I think actual chip implementations use Karatsuba-like schemes which can reduce the surface*cycles from O(N^2) to O(N^1.5), and always with a much higher constant prefactor. O() complexity analysis is useful, but can be often misleading.
user541686 over 2 years

@paperclipoptimizer: You think this based on... what source? This answer says they use Dadda multipliers, which are similar to but slightly faster than Wallace multipliers, which have O(log n) depth.

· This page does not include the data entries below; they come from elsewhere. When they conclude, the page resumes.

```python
class PretrainStep(Engine):
    def _s6_forward_cls(self, B, Lt, M, pk, mask32, neg, y1, y2, prop_embeds, text_embeds, save):
        cfg = self.cfg
        ct = cfg.text
        H, Lp, f, n = ct.hidden_size, cfg.n_props + 1, ct.fusion_layer, ct.num_hidden_layers
        fp = ops.fusion_plan(neg, pk, Lp)
        o_tp = 3 * B * Lp
        o_lm = o_tp + 2 * M
        o_12 = o_lm + B * Lt
        o_8 = o_12 + B * Lp
        Rcap = fp["Rcap"]
        X6 = ops.gather_rows2(self._new(Rcap, H), y1, fp["idx6"], y2)
        src_pv = KVSource(prop_embeds.view(B * Lp, H), B, Lp).preset(4 * B, fp["start_p"], fp["list_p"])
        src_text = KVSource(text_embeds, B, Lt, row0=pk["row0"], length=pk["len"], pack_idx=pk["rows"]).preset(4 * B, fp["start_t"], fp["list_t"])
        ar = fp["ar"]
        g_lo = Batch([Group(0, 3 * B, Lp, None, 3 * B).bind(src_text, fp["kvidx_pv"], 0),
                      Group(o_tp, 2 * B, Lt, None, 2 * B, q_row0=fp["qrow0_tp"], q_len=fp["qlen_tp"], nrows=2 * M).bind(src_pv, fp["kvidx_tp"], 0),
                      Group(o_lm, B, Lt, mask32, 0).bind(src_pv, ar, 2 * B),
                      Group(o_12, B, Lp, None, 0).bind(src_text, ar, 3 * B),
                      Group(o_8, B, Lt, None, B, q_row0=fp["row0_8"], q_len=fp["len_8"], nrows=B * Lt).bind(src_pv, ar, 3 * B)],
                     rows_dev=fp["rows_dev"])
        y, tape_lo, _ = self.stack_fwd("text_encoder.bert.", ct, range(f, n - 1), True, X6, g_lo, save)
        ntop = 6 * B + B * Lt + B * Lp
        Xtop = ops.gather_rows2(self._new(ntop, H), y, fp["idx_top"])
        skv_a = SelfKV(y[:o_lm])
        skv_b = SelfKV(y[o_8:], rows_dev=fp["mn_dev"])
        g_top = Batch([Group(0, 3 * B, 1, None, 3 * B, self_src=skv_a, skv_row0=fp["skv_row0_pv"], skv_len=fp["skv_len_pv"], skv_L=Lp).bind(src_text, fp["kvidx_pv"], 0),
                       Group(3 * B, 2 * B, 1, None, 2 * B, self_src=skv_a, skv_row0=fp["skv_row0_tx"], skv_len=fp["skv_len_tx"], skv_L=Lt).bind(src_pv, fp["kvidx_tp"], 0),
                       Group(5 * B, B, 1, None, B, self_src=skv_b, skv_row0=fp["row0_8"], skv_len=fp["len_8"], skv_L=Lt).bind(src_pv, ar, 3 * B),
                       Group(6 * B, B, Lt, mask32, 0).bind(src_pv, ar, 2 * B),
                       Group(6 * B + B * Lt, B, Lp, None, 0).bind(src_text, ar, 3 * B)])
        ytop, sv_top, _ = self._layer_fwd(f"text_encoder.bert.encoder.layer.{n - 1}.", ct, True, Xtop, g_top, save)
        return dict(fp=fp, ytop=ytop, sv_top=sv_top, g_top=g_top, skv=(skv_a, skv_b), g_lo=g_lo, tape_lo=tape_lo, src_text=src_text, src_pv=src_pv,
                    o_tp=o_tp, o_lm=o_lm, o_12=o_12, o_8=o_8, ntop=ntop, Rcap=Rcap)

    def _s6_backward_cls(self, T, dYtop, d_pe, d_te):
        S6, B, Lt, M = T["S6"], T["B"], T["Lt"], T["M"]
        cfg = self.cfg
        ct = cfg.text
        H, Lp, f, n = ct.hidden_size, cfg.n_props + 1, ct.fusion_layer, ct.num_hidden_layers
        fp, o_lm, o_8 = S6["fp"], S6["o_lm"], S6["o_8"]
        dkv_acc = {id(S6["src_text"]): d_te[:M], id(S6["src_pv"]): d_pe.view(B * Lp, H)}
        dX6 = self._new(S6["Rcap"], H)
        S6["skv"][0].dx = dX6[:o_lm]
        S6["skv"][1].dx = dX6[o_8:]
        dXtop = self._layer_bwd(f"text_encoder.bert.encoder.layer.{n - 1}.", ct, S6["sv_top"], dYtop, S6["g_top"], dkv_acc)
        if self.layer_done_cb is not None:
            self._layer_done(f"text_encoder.bert.encoder.layer.{n - 1}.")
        ops.add_rows_bf16(dX6, fp["idx_top"][:6 * B], dXtop[:6 * B])
        dX6[o_lm:o_8].copy_(dXtop[6 * B:])
        return self.stack_bwd("text_encoder.bert.", ct, range(f, n - 1), S6["tape_lo"], dX6, S6["g_lo"], dkv_acc=dkv_acc)

    def forward(self, prop: torch.Tensor, ids: torch.Tensor, mask: torch.Tensor, *, mpm_mask: Optional[torch.Tensor] = None,
                neg_idx: Optional[Tuple[torch.Tensor, torch.Tensor]] = None, gather: Optional[Callable] = None,
                save: bool = True, aux: Optional[dict] = None, n_tokens: Optional[int] = None) -> torch.Tensor:
        cfg, P = self.cfg, self.P
        ct, cp = cfg.text, cfg.prop
        H, E, Lp, f, n = ct.hidden_size, cfg.embed_dim, cfg.n_props + 1, ct.fusion_layer, ct.num_hidden_layers
        B, Lt = ids.shape
        if B % 4 or cfg.queue_size % 4:
            raise ValueError("batch size and queue size must be multiples of 4")
        self._salt = 0
        if self.train_mode:
            self.seed.add_(1)
        ops.zero_(self.step_zero)
        temp = P.w("temp").view(1)
        ops.clamp_scalar(temp, 0.01, 0.5)
        ids32 = ids.to(torch.int32).contiguous()
        mask32 = mask.to(torch.int32).contiguous()
        prop = prop.to(torch.float32).contiguous()
        if mpm_mask is None:
            mpm_mask = (torch.rand(B, cfg.n_props, device=self.dev) < 0.5).to(torch.float32)
        mpm_mask = mpm_mask.to(torch.float32).contiguous()

        self._one_stream = self.force_one_stream or B * Lt > STREAM_TOKENS_MAX
        pk = self._pack_plan(mask32, B, Lt, n_tokens) if (self.pack_text and aux is None and Lt <= ops.ATTN_MAXL) else None
        if n_tokens is not None:
            self.nan_flag.bitwise_or_(self.hint_bad)
        M = pk["M"] if pk else B * Lt
        ids2 = torch.cat([ids32, ids32])
        r32 = self.opt.resid_fp32 and aux is None
        f32 = (lambda t: t.float()) if r32 else (lambda t: None)
        side = self._fork()
        with self._on(side):
            x2, esv2 = self.embed_text("text_encoder.bert.", ct, ids2, 2 * B, Lt, save)
            x2_32 = f32(x2)
            if pk:
                x2d = x2
                x2 = ops.gather_rows2(self._new(M + B * Lt, H), x2d, pk["gidx2"])
                if r32:
                    x2_32 = torch.cat([x2_32[:B * Lt].index_select(0, pk["rows"]), x2_32[B * Lt:]])
                g2 = Batch([Group(0, B, Lt, None, B, q_row0=pk["row0"], q_len=pk["len"], nrows=M), Group(M, B, Lt, mask32, 0)])
            else:
                g2 = Batch([Group(0, 2 * B, Lt, torch.cat([mask32, mask32]), B)])
            y2, tape2, y2_32 = self.stack_fwd("text_encoder.bert.", ct, range(0, f), True, x2, g2, save, X32=x2_32)
            text_embeds, hidden10 = y2[:M], y2[M:]
            text_embeds_32, hidden10_32 = (y2_32[:M], y2_32[M:]) if r32 else (None, None)
        side_m = self._fork(1)
        ema_done = None
        with self._on(side_m):
            ops.ema_update(P.flat_m, P.flat, P.shadow_m, cfg.momentum)
            P.refresh_frag(True)
            if side_m is not None:
                ema_done = streams.mark(side_m)
            x4, _ = self.embed_text("text_encoder_m.bert.", ct, ids2, 2 * B, Lt, False)
            x4_32 = f32(x4)
            if pk:
                x4d = x4
                x4 = ops.gather_rows2(self._new(2 * M, H), x4d, pk["gidx4"])
                if r32:
                    x4_32 = torch.cat([x4_32[:B * Lt].index_select(0, pk["rows"]), x4_32[B * Lt:].index_select(0, pk["rows"])])
                g4 = Batch([g2.groups[0], Group(M, B, Lt, None, 0, q_row0=pk["row0"], q_len=pk["len"], nrows=M)])
            else:
                g4 = g2
            cls_m = bool(pk) and self.opt.cls_only_top and not r32 and f >= 1
            if cls_m:
                y4, _, _ = self.stack_fwd("text_encoder_m.bert.", ct, range(0, f - 1), True, x4, g4, False)
                x4t = ops.gather_rows2(self._new(B + M, H), y4, pk["idx_m"])
                g4t = Batch([Group(0, B, 1, None, B, self_src=SelfKV(y4[:M]), skv_row0=pk["row0"], skv_len=pk["len"], skv_L=Lt),
                             Group(B, B, Lt, None, 0, q_row0=pk["row0"], q_len=pk["len"], nrows=M)])
                y4t, _, _ = self._layer_fwd(f"text_encoder_m.bert.encoder.layer.{f - 1}.", ct, False, x4t, g4t, False)
                text_embeds_m, hidden9 = y4t[:B], y4t[B:]
            else:
                y4, _, y4_32 = self.stack_fwd("text_encoder_m.bert.", ct, range(0, f), True, x4, g4, False, X32=x4_32)
                text_embeds_m, hidden9 = y4[:M], y4[M:]
            text_embeds_m_32, hidden9_32 = (y4_32[:M], y4_32[M:]) if r32 else (None, None)
        x1, esv1 = self.embed_pv("property_encoder.", cp, prop, mpm_mask, 2 * B, B, save)
        g1 = Batch([Group(0, 2 * B, Lp, None, B)])
        y1, tape1, y1_32 = self.stack_fwd("property_encoder.", cp, range(cp.num_hidden_layers), False, x1, g1, save, X32=f32(x1))
        prop_embeds, prop_embeds_causal = y1[:B * Lp], y1[B * Lp:]
        prop_embeds_32, prop_embeds_causal_32 = (y1_32[:B * Lp], y1_32[B * Lp:]) if r32 else (None, None)
        if ema_done is not None:
            torch.cuda.current_stream().wait_event(ema_done)
        x3, _ = self.embed_pv("property_encoder_m.", cp, prop, mpm_mask, B, B, False)
# ... 274 lines not shown
```
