template <int NF, int F0 = 0>
__device__ __forceinline__ uint64_t raster_rows(double fr0, double fr1, double fr2, double fr3, int n_img, double X, double Y,
                                                int lane) {
    int alo[NF], ahi[NF], pos[NF];
    double t[NF];
    bool rev[NF];
#pragma unroll
    for (int f = 0; f < NF; ++f) {
        const double cxf = readlane_d(fr0, F0 + f), czf = readlane_d(fr1, F0 + f), nxf = readlane_d(fr2, F0 + f), nzf = readlane_d(fr3, F0 + f);
        const double a = (X - cxf) * nxf;
        t[f] = -((Y - czf) * nzf);
        alo[f] = __double2loint(a);
        ahi[f] = __double2hiint(a);
        rev[f] = nxf < 0.0;
        pos[f] = 0;
    }
#define RASTER_PROBE(S_, INC_)                                                                                          \
    _Pragma("unroll") for (int f = 0; f < NF; ++f) {                                                                    \
        const int j = pos[f] + (S_);                                                                                    \
        const int src = rev[f] ? 63 - j : j;                                                                            \
        const double av = __hiloint2double(__shfl(ahi[f], src, WAVE), __shfl(alo[f], src, WAVE));                       \
        if (av <= t[f]) pos[f] += (INC_);                                                                               \
    }
    RASTER_PROBE(31, 32) RASTER_PROBE(15, 16) RASTER_PROBE(7, 8) RASTER_PROBE(3, 4) RASTER_PROBE(1, 2) RASTER_PROBE(0, 1)
    RASTER_PROBE(0, 1)
#undef RASTER_PROBE
    uint64_t bits = low_mask64(n_img);
#pragma unroll
    for (int f = 0; f < NF; ++f) {
        const uint64_t run = low_mask64(pos[f]);
        bits &= rev[f] ? (pos[f] ? ~low_mask64(64 - pos[f]) : 0ull) : run;
    }
    return lane < n_img ? bits : 0ull;
}

__device__ __forceinline__ uint64_t raster_rows6(double fr0, double fr1, double fr2, double fr3, int n_img, double X, double Y, int lane) {
    return raster_rows<3, 0>(fr0, fr1, fr2, fr3, n_img, X, Y, lane) & raster_rows<3, 3>(fr0, fr1, fr2, fr3, n_img, X, Y, lane);
}

__device__ __forceinline__ uint64_t raster_rows_nv(double fr0, double fr1, double fr2, double fr3, int nv, int n_img, double X,
                                                   double Y, int lane) {
    return nv <= 4 ? raster_rows<4>(fr0, fr1, fr2, fr3, n_img, X, Y, lane) : raster_rows6(fr0, fr1, fr2, fr3, n_img, X, Y, lane);
}

__device__ __forceinline__ void raster_reward_fetch(uint64_t rowbits, const double* prefix, int lane, double& p_hi, double& p_lo) {
    p_hi = 0.0; p_lo = 0.0;
    if (rowbits) {
        const int lo = __builtin_ctzll(rowbits), hi = 64 - __builtin_clzll(rowbits);
        const double* p = prefix + lane * (IMG + 1);
        p_hi = p[hi]; p_lo = p[lo];
    }
}
__device__ __forceinline__ double raster_reward_sum(double p_hi, double p_lo) { return wave_sum_d(p_hi - p_lo); }

__device__ __forceinline__ uint64_t raster_outline(const double* v , int nv, const int32_t* fa,
                                                   const int32_t* fb, const double* gx, const double* gy, int size, int lane) {
    double cx = 0.0, cz = 0.0, nx = 0.0, nz = 0.0;
    if (lane < nv) {
        Frame2 fr = edge_frame(v[2 * fa[lane]], v[2 * fa[lane] + 1], v[2 * fb[lane]], v[2 * fb[lane] + 1]);
        cx = fr.cx; cz = fr.cz; nx = fr.nx; nz = fr.nz;
    }
    const int g = lane < size ? lane : size - 1;
    return raster_rows_nv(cx, cz, nx, nz, nv, size, gx[g], gy[g], lane);
}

paperclip optimizer over 2 years

@user541686: Perhaps I interpreted the question slightly differently. From the theoretical standpoint a multiplication is just a convolution with some extra carry steps. This can indeed be carried in O(log N) depth with similar prefactor to carry lookahead addition, but only at O(N^2) transistor count. This is afaik too expensive/impractical for, say, 64 bit (and even lower) integer multiplication in most systems, which is why many chips compromise by using Karatsuba and other fast short convolution techniques at the top level, and shorter-length integer multipliers, which might use Dadda.